From: Mirsad Todorovac
Date: Thu Sep 21 2023 - 15:38:30 EST




On 9/20/23 19:03, Rafael J. Wysocki wrote:
On Wed, Sep 20, 2023 at 6:30 PM Mirsad Goran Todorovac
<mirsad.todorovac@xxxxxxxxxxxx> wrote:

KCSAN reported hundreds of instances of data-races in ACPICA like this one:

[ 6.994149] ==================================================================
[ 6.994443] BUG: KCSAN: data-race in acpi_ut_status_exit / acpi_ut_trace

[ 6.994795] write to 0xffffffffbae5a884 of 4 bytes by task 0 on cpu 2:
[ 6.994944] acpi_ut_status_exit (/home/marvin/linux/kernel/torvalds2/drivers/acpi/acpica/utdebug.c:467)
[ 6.994957] acpi_hw_register_read (/home/marvin/linux/kernel/torvalds2/drivers/acpi/acpica/hwregs.c:563)
[ 6.994968] acpi_read_bit_register (/home/marvin/linux/kernel/torvalds2/drivers/acpi/acpica/hwxface.c:171)
[ 6.994980] acpi_idle_bm_check (/home/marvin/linux/kernel/torvalds2/drivers/acpi/processor_idle.c:511)
[ 6.994990] acpi_idle_enter_bm (/home/marvin/linux/kernel/torvalds2/drivers/acpi/processor_idle.c:644 (discriminator 1))
[ 6.995000] acpi_idle_enter (/home/marvin/linux/kernel/torvalds2/drivers/acpi/processor_idle.c:695)
[ 6.995010] cpuidle_enter_state (/home/marvin/linux/kernel/torvalds2/drivers/cpuidle/cpuidle.c:267)
[ 6.995019] cpuidle_enter (/home/marvin/linux/kernel/torvalds2/drivers/cpuidle/cpuidle.c:390)
[ 6.995027] call_cpuidle (/home/marvin/linux/kernel/torvalds2/kernel/sched/idle.c:135)
[ 6.995038] do_idle (/home/marvin/linux/kernel/torvalds2/kernel/sched/idle.c:219 /home/marvin/linux/kernel/torvalds2/kernel/sched/idle.c:282)
[ 6.995046] cpu_startup_entry (/home/marvin/linux/kernel/torvalds2/kernel/sched/idle.c:378 (discriminator 1))
[ 6.995055] start_secondary (/home/marvin/linux/kernel/torvalds2/arch/x86/kernel/smpboot.c:210 /home/marvin/linux/kernel/torvalds2/arch/x86/kernel/smpboot.c:294)
[ 6.995066] secondary_startup_64_no_verify (/home/marvin/linux/kernel/torvalds2/arch/x86/kernel/head_64.S:433)

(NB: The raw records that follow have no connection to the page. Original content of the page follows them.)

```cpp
template <int NW, int H = 1>
__global__ __launch_bounds__(64, FXG_ROWS_LB) void fxg_kernel_rows(const FxgKArgs a)
{
    constexpr u32 TR = FXG_ROWS_T / (u32)H, HB = 4u * (u32)NW;
    extern __shared__ __attribute__((aligned(16))) unsigned char smem[];
    fxg_lds_u8 *lsm = (fxg_lds_u8 *)smem;
    u32 lane = threadIdx.x;
    const u32 stride = a.stride;
#if FXG_ROWS_SPARSE_BASES
    const u32 magic = fxg_rows_magic(stride);
#endif
    u32 role = 0;
    if (lane == 0) role = atomicAdd(a.role, 1u);
    role = (u32)__builtin_amdgcn_readfirstlane((int)role);
    if (role < a.nscan) { if (a.nscan == 1u) fxg_scanner_k<FXG_ROWS_SCAN_K>(a); else fxg_scanner_multi<FXG_ROWS_SCAN_K>(a, role); return; }
    const u32 G = a.ticket_groups, grp = blockIdx.x % G;
    u32 *my_ticket = a.ticket + grp * FXG_TICKET_STRIDE;
    u32 tk = 0;
    if (lane == 0) tk = atomicAdd(my_ticket, 1u);
    u32 cur = (u32)__builtin_amdgcn_readfirstlane((int)tk) * G + grp;
    u64 t_in = 0, t_kept = 0, t_bases = 0, t_qtrim = 0, t_qfilter = 0;
#ifdef FXG_ABLATION
    u64 ph[8] = {0, 0, 0, 0, 0, 0, 0, 0}, pt = __builtin_amdgcn_s_memrealtime();
#endif
    u32 qp[NW];
    u32 p_info = 0, p_exc = 0, p_totb = 0, pend = FXG_NO_TILE;
    for (;;) {
        asm volatile("" : "+v"(lane));
        const bool havec = cur < a.ntiles, havep = pend != FXG_NO_TILE;
        u32 q[NW];
        u32 c_info = 0, c_exc = 0, c_totb = 0;
        if (havec) {
            const u32 r0 = cur * TR;
            const u64 left = a.n - (u64)r0;
            const u32 nreads = left < (u64)TR ? (u32)left : TR;
            const u64 tb = (u64)r0 * stride;
            const u32 tbytes = nreads * stride;
            const u32 rd = lane / (u32)H, hf = lane % (u32)H;
            fxg_rows_fetch<NW>(a.qual, tb, tbytes, lsm, lane);
            fxg_rows_landed();
            FXG_PHASE(0);
            fxg_rows_read<NW>(smem, rd * stride + hf * HB, q);
            FXG_WAVE_SYNC();
            u32 keep = 0, olen = 0, word = 0;
            if constexpr (H == 1) {
                if (lane < nreads) word = fxg_rows_decide<NW>(a, q, r0 + lane, &keep, &olen);
            } else {
                constexpr int NM = (NW * 4 + 31) / 32;
                const bool live = rd < nreads;
                const u32 rl = live ? (a.len ? (u32)a.len[r0 + rd] : a.fixed_len) : 0u;
                u32 G[NM];
                const u32 kp = fxg_rows_piece_last<NW>(a, q, fxg_rows_piece_len(rl, HB, hf), G);
                const u32 ko = (u32)__builtin_amdgcn_mov_dpp((int)kp, 0xB1, 0xf, 0xf, true);
                const u32 k_lo = hf ? ko : kp, k_hi = hf ? kp : ko;
                const u32 k = k_hi ? HB + k_hi : k_lo;
                const u32 cl = (a.stages & FXG_STAGE_QTRIM) ? k : rl;
                const u32 lp = fxg_rows_piece_low<NW>(a, q, G, fxg_rows_piece_len(cl, HB, hf));
                const u32 lo_ = (u32)__builtin_amdgcn_mov_dpp((int)lp, 0xB1, 0xf, 0xf, true);
                u32 rlen = 0;
                word = fxg_rows_verdict(a, rl, k, lp + lo_, &keep, &rlen);
                if (!live) { keep = 0; word = 0; }
                if (live && hf == 0u) a.res[r0 + rd] = word;
                olen = keep ? fxg_rows_piece_len(rlen, HB, hf) : 0u;
                if (hf) word = 0;
            }
            {
                const u32 why = (H == 1 ? lane < nreads : rd < nreads) ? (word >> 17) & 0xFu : 0u;
                t_qtrim += (u64)__builtin_popcountll(__ballot(why == FXG_R_QTRIM));
                t_qfilter += (u64)__builtin_popcountll(__ballot(why == FXG_R_QFILTER));
            }
            const u32 mine = keep ? ((hf == 0u ? 1u << 16 : 0u) | olen) : 0u;
            const u32 inc = fxg_wave_scan_dpp(mine);
            const u32 tot = (u32)__builtin_amdgcn_readlane((int)inc, 63);
            const u32 totc = tot >> 16;
            c_totb = tot & 0xFFFFu;
            c_exc = (inc - mine) >> 16;
            c_info = ((keep && (H == 1 || hf == 0u || olen)) ? 1u << 31 : 0u) | (olen << 16) | ((inc - mine) & 0xFFFFu);
            if (lane == 0) fxg_publish_total(a, cur, totc, c_totb);
            t_in += nreads; t_kept += totc; t_bases += c_totb;
            FXG_PHASE(1);
        }
        u64 bc[2] = {0, 0};
        if (havep) {
            if (!FXG_DBG(a, 2u)) fxg_wait_prefix_wave(a, pend, bc); else { bc[0] = (u64)pend * TR; bc[1] = bc[0] * stride; }
            FXG_PHASE(2);
        }
        u32 nxt = 0;
        if (havec && lane == 0) nxt = atomicAdd(my_ticket, 1u);
        if (havep) {
            const u32 r0 = pend * TR;
            const u64 left = a.n - (u64)r0;
            const u32 nreads = left < (u64)TR ? (u32)left : TR;
            const u64 tb = (u64)r0 * stride;
            const u32 tbytes = nreads * stride;
            const u32 rd = lane / (u32)H, hf = lane % (u32)H;
            const bool placed = bc[0] != ~0ull;
            const u32 keep = placed ? p_info >> 31 : 0u, olen = (p_info >> 16) & 0x7FFFu, exb = p_info & 0xFFFFu;
            const bool fast = __ballot(keep && olen < 4u) == 0ull;
            if (keep && !FXG_DBG(a, 64u)) fxg_rows_pack<NW>(smem, exb, qp, olen, fast);
            FXG_WAVE_SYNC();
            FXG_PHASE(6);
            if (placed && !FXG_DBG(a, 1u)) fxg_rows_flush(a.out_qual, bc[1], p_totb, smem, lane);
// ... 17 lines not shown
#endif
                fxg_rows_fetch<NW, FXG_ROWS_SPARSE_BASES != 0>(a.bases, tb, tbytes, lsm, lane, need);
                fxg_rows_landed();
                FXG_PHASE(4);
                fxg_rows_read<NW>(smem, rd * stride + hf * HB, b);
                FXG_WAVE_SYNC();
                if (keep && !FXG_DBG(a, 64u)) fxg_rows_pack<NW>(smem, exb, b, olen, fast);
                FXG_WAVE_SYNC();
                FXG_PHASE(7);
                if (placed && !FXG_DBG(a, 1u)) fxg_rows_flush(a.out_bases, bc[1], p_totb, smem, lane);
                FXG_WAVE_SYNC();
            }
            FXG_PHASE(5);
        }
        if (!havec) break;
#pragma unroll
        for (int k = 0; k < NW; ++k) qp[k] = q[k];
        p_info = c_info; p_exc = c_exc; p_totb = c_totb; pend = cur;
        cur = (u32)__builtin_amdgcn_readfirstlane((int)nxt) * G + grp;
    }
#ifdef FXG_ABLATION
    if (lane == 0) for (int i = 0; i < 8; ++i) atomicAdd(reinterpret_cast<u64 *>(a.errflag + 10) + i, ph[i]);
#endif
    if (lane == 0) {
        if (t_in) atomicAdd(&a.tally[0], t_in);
        if (t_kept) atomicAdd(&a.tally[1], t_kept);
        if (t_bases) atomicAdd(&a.tally[2], t_bases);
        if (t_qtrim) atomicAdd(&a.tally[4 + FXG_R_QTRIM], t_qtrim);
        if (t_qfilter) atomicAdd(&a.tally[4 + FXG_R_QFILTER], t_qfilter);
    }
}
template <int NW, int R>
__global__ __launch_bounds__(64, FXG_ROWS_LB) void fxg_kernel_rows_multi(const FxgKArgs a)
{
    constexpr u32 TR = FXG_ROWS_T * (u32)R;
    extern __shared__ __attribute__((aligned(16))) unsigned char smem[];
    fxg_lds_u8 *lsm = (fxg_lds_u8 *)smem;
    u32 lane = threadIdx.x;
    const u32 stride = a.stride;
#if FXG_ROWS_SPARSE_MULTI
    const u32 magic = fxg_rows_magic(stride);
#endif
    u32 role = 0;
    if (lane == 0) role = atomicAdd(a.role, 1u);
    role = (u32)__builtin_amdgcn_readfirstlane((int)role);
    if (role < a.nscan) { if (a.nscan == 1u) fxg_scanner_k<FXG_ROWS_SCAN_K>(a); else fxg_scanner_multi<FXG_ROWS_SCAN_K>(a, role); return; }
    const u32 G = a.ticket_groups, grp = blockIdx.x % G;
    u32 *my_ticket = a.ticket + grp * FXG_TICKET_STRIDE;
    u32 tk = 0;
    if (lane == 0) tk = atomicAdd(my_ticket, 1u);
    u32 cur = (u32)__builtin_amdgcn_readfirstlane((int)tk) * G + grp;
    u64 t_in = 0, t_kept = 0, t_bases = 0, t_qtrim = 0, t_qfilter = 0;
    u32 qp[R][NW];
    u32 p_info[R], p_exc[R], p_totb = 0, pend = FXG_NO_TILE;
#pragma unroll
    for (int j = 0; j < R; ++j) { p_info[j] = 0u; p_exc[j] = 0u; }
    for (;;) {
        asm volatile("" : "+v"(lane));
        const bool havec = cur < a.ntiles, havep = pend != FXG_NO_TILE;
        u32 q[R][NW];
        u32 c_info[R], c_exc[R], c_totb = 0;
#pragma unroll
        for (int j = 0; j < R; ++j) { c_info[j] = 0u; c_exc[j] = 0u; }
        if (havec) {
            const u32 r0 = cur * TR;
            const u64 left = a.n - (u64)r0;
            const u32 nreads = left < (u64)TR ? (u32)left : TR;
            const u64 tb = (u64)r0 * stride;
            const u32 tbytes = nreads * stride;
            fxg_rows_fetch<NW * R>(a.qual, tb, tbytes, lsm, lane);
            fxg_rows_landed();
#pragma unroll
            for (int j = 0; j < R; ++j) fxg_rows_read<NW>(smem, ((u32)j * FXG_ROWS_T + lane) * stride, q[j]);
            FXG_WAVE_SYNC();
            u32 base = 0;
#pragma unroll
            for (int j = 0; j < R; ++j) {
                const u32 rd = (u32)j * FXG_ROWS_T + lane;
                u32 keep = 0, olen = 0, word = 0;
                if (rd < nreads) word = fxg_rows_decide<NW>(a, q[j], r0 + rd, &keep, &olen);
                const u32 why = rd < nreads ? (word >> 17) & 0xFu : 0u;
                t_qtrim += (u64)__builtin_popcountll(__ballot(why == FXG_R_QTRIM));
                t_qfilter += (u64)__builtin_popcountll(__ballot(why == FXG_R_QFILTER));
                const u32 mine = keep ? ((1u << 16) | olen) : 0u;
                const u32 inc = fxg_wave_scan_dpp(mine);
                const u32 ex = inc - mine + base;
                base += (u32)__builtin_amdgcn_readlane((int)inc, 63);
                c_exc[j] = ex >> 16;
                c_info[j] = (keep ? 1u << 31 : 0u) | (olen << 16) | (ex & 0xFFFFu);
            }
            const u32 totc = base >> 16;
            c_totb = base & 0xFFFFu;
            if (lane == 0) fxg_publish_total(a, cur, totc, c_totb);
            t_in += nreads; t_kept += totc; t_bases += c_totb;
        }
        u64 bc[2] = {0, 0};
        if (havep) fxg_wait_prefix_wave(a, pend, bc);
        u32 nxt = 0;
        if (havec && lane == 0) nxt = atomicAdd(my_ticket, 1u);
        if (havep) {
            const u32 r0 = pend * TR;
            const u64 left = a.n - (u64)r0;
            const u32 nreads = left < (u64)TR ? (u32)left : TR;
            const u64 tb = (u64)r0 * stride;
            const u32 tbytes = nreads * stride;
            const bool placed = bc[0] != ~0ull;
            u64 shortm = 0;
#pragma unroll
            for (int j = 0; j < R; ++j) shortm |= __ballot(placed && (p_info[j] >> 31) && ((p_info[j] >> 16) & 0x7FFFu) < 4u);
            const bool fast = shortm == 0ull;
#pragma unroll
            for (int j = 0; j < R; ++j) {
                const u32 keep = placed ? p_info[j] >> 31 : 0u, olen = (p_info[j] >> 16) & 0x7FFFu, exb = p_info[j] & 0xFFFFu;
                if (keep) fxg_rows_pack<NW>(smem, exb, qp[j], olen, fast);
            }
            FXG_WAVE_SYNC();
            if (placed) fxg_rows_flush(a.out_qual, bc[1], p_totb, smem, lane);
// ... 17 lines not shown
#pragma unroll
                for (int j = 0; j < R; ++j) fxg_rows_read<NW>(smem, ((u32)j * FXG_ROWS_T + lane) * stride, b[j]);
                FXG_WAVE_SYNC();
#pragma unroll
                for (int j = 0; j < R; ++j) {
                    const u32 keep = placed ? p_info[j] >> 31 : 0u, olen = (p_info[j] >> 16) & 0x7FFFu, exb = p_info[j] & 0xFFFFu;
                    if (keep) fxg_rows_pack<NW>(smem, exb, b[j], olen, fast);
                }
                FXG_WAVE_SYNC();
                if (placed) fxg_rows_flush(a.out_bases, bc[1], p_totb, smem, lane);
                FXG_WAVE_SYNC();
            }
        }
        if (!havec) break;
#pragma unroll
        for (int j = 0; j < R; ++j) {
#pragma unroll
            for (int k = 0; k < NW; ++k) qp[j][k] = q[j][k];
            p_info[j] = c_info[j]; p_exc[j] = c_exc[j];
        }
        p_totb = c_totb; pend = cur;
        cur = (u32)__builtin_amdgcn_readfirstlane((int)nxt) * G + grp;
    }
    if (lane == 0) {
        if (t_in) atomicAdd(&a.tally[0], t_in);
        if (t_kept) atomicAdd(&a.tally[1], t_kept);
        if (t_bases) atomicAdd(&a.tally[2], t_bases);
        if (t_qtrim) atomicAdd(&a.tally[4 + FXG_R_QTRIM], t_qtrim);
        if (t_qfilter) atomicAdd(&a.tally[4 + FXG_R_QFILTER], t_qfilter);
    }
}
#endif
```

[ 6.995121] read to 0xffffffffbae5a884 of 4 bytes by task 0 on cpu 9:
[ 6.995267] acpi_ut_trace (/home/marvin/linux/kernel/torvalds2/drivers/acpi/acpica/utdebug.c:263)
[ 6.995279] acpi_hw_validate_io_request (/home/marvin/linux/kernel/torvalds2/drivers/acpi/acpica/hwvalid.c:101)
[ 6.995291] acpi_hw_read_port (/home/marvin/linux/kernel/torvalds2/drivers/acpi/acpica/hwvalid.c:202)
[ 6.995303] acpi_hw_read (/home/marvin/linux/kernel/torvalds2/drivers/acpi/acpica/hwregs.c:251)
[ 6.995313] acpi_hw_register_read (/home/marvin/linux/kernel/torvalds2/drivers/acpi/acpica/hwregs.c:725 /home/marvin/linux/kernel/torvalds2/drivers/acpi/acpica/hwregs.c:499)
[ 6.995325] acpi_read_bit_register (/home/marvin/linux/kernel/torvalds2/drivers/acpi/acpica/hwxface.c:171)
[ 6.995336] acpi_idle_bm_check (/home/marvin/linux/kernel/torvalds2/drivers/acpi/processor_idle.c:511)
[ 6.995346] acpi_idle_enter_bm (/home/marvin/linux/kernel/torvalds2/drivers/acpi/processor_idle.c:644 (discriminator 1))
[ 6.995356] acpi_idle_enter (/home/marvin/linux/kernel/torvalds2/drivers/acpi/processor_idle.c:695)
[ 6.995366] cpuidle_enter_state (/home/marvin/linux/kernel/torvalds2/drivers/cpuidle/cpuidle.c:267)
[ 6.995375] cpuidle_enter (/home/marvin/linux/kernel/torvalds2/drivers/cpuidle/cpuidle.c:390)
[ 6.995383] call_cpuidle (/home/marvin/linux/kernel/torvalds2/kernel/sched/idle.c:135)
[ 6.995394] do_idle (/home/marvin/linux/kernel/torvalds2/kernel/sched/idle.c:219 /home/marvin/linux/kernel/torvalds2/kernel/sched/idle.c:282)
[ 6.995402] cpu_startup_entry (/home/marvin/linux/kernel/torvalds2/kernel/sched/idle.c:378 (discriminator 1))
[ 6.995411] start_secondary (/home/marvin/linux/kernel/torvalds2/arch/x86/kernel/smpboot.c:210 /home/marvin/linux/kernel/torvalds2/arch/x86/kernel/smpboot.c:294)
[ 6.995422] secondary_startup_64_no_verify (/home/marvin/linux/kernel/torvalds2/arch/x86/kernel/head_64.S:433)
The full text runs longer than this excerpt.